When a family member or loved one passes away, and you are the one left to plan the funeral, it can be easy to get it over and done with without adequate planning. Unfortunately, funerals can be extremely costly, and with your emotions running high, you may make important decisions about the funeral that you’ll later regret. The average funeral costs $7,045, however by taking a step back and adequately researching and planning all of the components of the funeral you can bring your costs way down. Here are some ways to save money on the burial costs of a funeral so that the financial impact of one is manageable.
Comparison Shop For Funeral Homes
When you are searching for funeral homes, it is recommended that you not just go with the first one that you see. Instead, you should compare prices from at least three homes to find the one with the best deals. Keep in mind that the funeral home in your neighborhood might not be the cheapest. You should try to visit each funeral home in person so that you can get a sense for the environment, as well as the people who will be conducting the service for your deceased loved one.
Resist the Temptation to Buy Services and Goods You Do Not Need
Make sure that you purchase only what you need and truly desire. Don’t allow a guilty conscience to get you to buy an expensive funeral product or service that you do not really need as a way of showcasing your love for the deceased loved one. Doing so will only leave a huge hole burned in your wallet. Instead, while you are shopping try to keep in mind that you are not out to impress anyone. Instead, the goal is to celebrate the life of your family member or friend.
If Possible, Shop in Advance
If it is possible, discuss with your loved ones their funeral wishes before they pass away. Although it is an extremely hard topic to bring up and talk about, it could potentially save you thousands of dollars and a lot of decision-making after the fact. If your family member or friend would rather have a simple funeral, then there’s no need to spend money on an extravagant affair. On top of this, you should consider personal alternatives that are far cheaper than a huge funeral. For instance, you could have the memorial service right in your own church or house and keep it smaller to save money.
Limit Visitation Time
Although you may want to have a visitation the evening or day before the funeral, this can add an extra cost that may not be necessary. However, if you are willing to have the visitation right before the funeral, this can lower your expenses substantially. You can save even more money by not having a set time for visitation. Instead, let people come to the funeral home an hour or so before it starts so that people can pay their respects.
Say No to Embalming
If you want to give family members and friends of the deceased a chance to see him or her, then there may be a way to do that without embalming. Many states allow a public viewing of the body without embalming as long as it has been in a refrigerated environment up until the service or viewing, which then eliminates the costly expense of embalming. However, if you live in a state that mandates an embalming prior to a public viewing, then you can opt for a private visitation period for only family members. Due to the fact this is not public, the embalming will not be required.

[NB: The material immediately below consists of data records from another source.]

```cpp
#include <algorithm>
#include <atomic>
#include <cctype>
#include <cmath>
#include <cstdio>
#include <cstring>
#include <map>
#include <mutex>
#include <string>
#include <vector>

#include "cheby.h"
#include "engine.h"
#include "kernels.h"
#include "llsm_gpu.h"
#include "plan.h"
#include "batch.h"

namespace lp = llsm_plan;

namespace {
struct HostConventions { int hann_periodic = 0, mavg_half = 3, filtfilt_pad = 15, interp1u_excl = 0, kalman_init = 0, lobe_1e6 = 133979, lf_rd_clamp = 0; } g_hconv;
// ... 1136 lines not shown
      int C = (int)((Ftot + NF_UNIT_DIV - 1) / NF_UNIT_DIV);
      C = std::max(4, (C + 1) & ~1);
      if(const char* e = std::getenv("LLSM_GPU_NOISE_UNIT")) C = std::max(2, std::atoi(e) & ~1);
      std::vector<int4> units;
      for(int u = 0; u < b -> lay.n_utt; u ++) {
        const int nf = b -> nfrm[u], nu = (nf + C - 1) / C;
        const int sz = nu > 0 ? (((nf + nu - 1) / nu) + 1) & ~1 : 2;
        for(int i0 = 0; i0 < nf; i0 += sz) units.push_back(make_int4(u, i0, std::min(i0 + sz, nf), 0));
      }
      b -> n_nf_units = (int)units.size();
      const double hop = (double)thop * fs;
      b -> nf_halo = (int)std::floor((b -> nfft_filt + 1) / std::max(hop, 1.0));
      if(upload_vec(b -> nf_units, units)) return -1;
    }
    std::vector<float> wf = make_hann(b -> nwin_filt);
    double s = 0; for(float v : wf) s += (double)v * v;
    b -> inv_wsqr = (float)(1.0 / s);
    if(upload_vec(b -> win_filt, wf)) return -1;
    b -> syn_fs = fs; b -> njobs_syn = 0;
  }
  if(so -> use_l1 && llsm_l1_prefetch_rows(b, so)) return -1;
  const size_t tplsz = (size_t)L.n_utt * nch * L.ntemplate_ext;
  if(b -> colored.alloc(tplsz) || b -> mid.alloc(tplsz) ||
     b -> iir_tmp.alloc((size_t)L.n_utt * nch * (L.ntemplate_ext + 32)) ||
     b -> env_cplx.alloc(F * nch * std::max(L.maxnhar_e, 1)) || b -> yexc.alloc(Y)) return -1;
  float* white = (float*)b -> arr[LLSM_GPU_WHITE];
  {
    const void* key[3] = {b -> colored.p, b -> mid.p, b -> iir_tmp.p};
    if(b -> njobs_syn == 0 || std::memcmp(key, b -> key_syn, sizeof(key))) {
      if(build_jobs(b, 1, fs, nullptr, white)) return -1;
      std::memcpy(b -> key_syn, key, sizeof(key));
    }
  }
  BatchDev d = batch_dev(b, fs);
  LaunchCtx* P = & c -> lc;
  float* ysin = (float*)b -> arr[LLSM_GPU_YSIN];
  if(! use_injected_white) RUN(launch_white(P, d, white, L.ntemplate_ext, b -> d_ny.p, seed));
  RUN(launch_filtfilt(P, b -> jobs_syn.p, b -> njobs_syn, b -> sections.p));
  RUN(launch_env_params(P, d, b -> env_cplx.p));
  RUN(launch_excite_env(P, d, b -> colored.p, L.ntemplate_ext, b -> env_hits.p, b -> env_cplx.p,
    b -> nwin_env, b -> win_env.p, b -> nch_active, b -> d_y_off.p, b -> d_ny.p, b -> max_ny, fs,
    b -> yexc.p));
  float* ynoise = (float*)b -> arr[LLSM_GPU_YNOISE];
  static const bool fused_ok = [] { const char* e = std::getenv("LLSM_GPU_NOISE_OLA"); return !(e && e[0] == '0'); }();
  int fused = -2;
  if(fused_ok)
    fused = launch_noise_filter_ola(P, d, b -> nf_units.p, b -> n_nf_units, b -> nf_halo, b -> yexc.p,
      b -> d_y_off.p, b -> d_ny.p, b -> fnyq, fs, b -> nwin_filt, b -> win_filt.p, hann_sym(b -> nwin_filt), b -> inv_wsqr,
      ilog2(b -> nfft_filt), ynoise);
  if(fused != 0 && fused != -2) {
    llsm_set_error(std::string("launch_noise_filter_ola failed: ") + hipGetErrorString((hipError_t)fused));
    return -1;
  }
  float* yout = (float*)b -> arr[LLSM_GPU_Y];
  if(so -> use_l1) {
    if(fused == -2) {
      if(b -> nframes.alloc(F * b -> nfft_filt) || b -> live.alloc(F)) return -1;
      if(b -> nfft_filt > LLSM_LDS_FFT_MAX &&
         llsm_engine_big_fft(c, b -> nfft_filt, (size_t)llsm_big_fft_grid((size_t)b -> nfft_filt + b -> nfft_filt / 2 + 1) * (size_t)(b -> nfft_filt + b -> nfft_filt / 2 + 1))) return -1;
      HIP_OK(hipMemsetAsync(ysin, 0, Y * sizeof(float), c -> stream));
      RUN(launch_noise_filter(P, d, b -> yexc.p, b -> d_y_off.p, b -> d_ny.p, b -> fnyq, fs,
        b -> nwin_filt, b -> win_filt.p, b -> inv_wsqr, b -> nfft_filt, ilog2(b -> nfft_filt),
        c -> tw, c -> tw_nmax, b -> nframes.p, b -> live.p, 0));
      RUN(launch_ola_noise_mix(P, d, b -> nframes.p, b -> live.p, b -> nfft_filt,
        b -> d_y_off.p, b -> d_ny.p, b -> max_ny, fs, ysin, ynoise, yout));
    }
    return llsm_l1_synthesize_harmonics(b, so, ynoise, ysin, yout);
  }
  RUN(launch_synth_ola(P, d, b -> sin_units.p, b -> n_sin_units, b -> sin_halo, b -> nwin_sin, b -> win_sin.p,
    std::min(L.maxnhar, 2048), b -> d_y_off.p, b -> d_ny.p, fused == 0 ? ynoise : nullptr, ysin, 1,
    fused == 0 ? yout : nullptr));
  if(fused == -2) {
// ... 88 lines not shown
```

### libllsm2_amd/csrc/kernels.h

```cpp
#ifndef LLSM_AMD_KERNELS_H
#define LLSM_AMD_KERNELS_H

#include <hip/hip_runtime.h>
#include <stddef.h>
#include "cheby.h"
#include "packed.h"

struct FiltSectionD {
  double b[5];
  double a[5];
  double zi[4];
  double M[6][16];
  double H[IIR_SEG][4];
};
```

Choose Cremation Over Burial
Deciding on cremation as opposed to a burial is a hugely personal decision to make, and one that likely won’t have to do with the cost. That being said, it may help make your decision to know that cremation tends to be cheaper. This is because there is no expense for the casket or burial. Rather, you will only have to pay for the cremation process. Some families choose to have the cremated ashes buried, which is still cheaper than the burial of the body.
Choose a Cheaper Casket
There are a few ways to ensure that your costs are kept as low as possible when you pick a casket. If you want to purchase one made of metal or wood, then there are many affordable caskets using this material. Additionally, you can find substantially cheaper options made out of fiberboard or even heavy cardboard (which looks like wood). Another style you may want to consider is a cloth-covered casket, which is cheaper due to its much simpler design and no metals used. Another trick is to use a cremation casket, even if the body is not cremated, as these are considerably cheaper.
Choose a Plain Vault
Many cemeteries mandate that you use an outer burial container or vault when burying a deceased person. This protects the grave from falling in, as well as protects the casket from any damage in case heavy equipment is placed on top when digging out the surrounding graves. You have many options as far as these vaults. However, the cheapest is a plain concrete or wooden box. That being said if it is important to you to protect the casket thoroughly then this may be one expense you do not want to spare.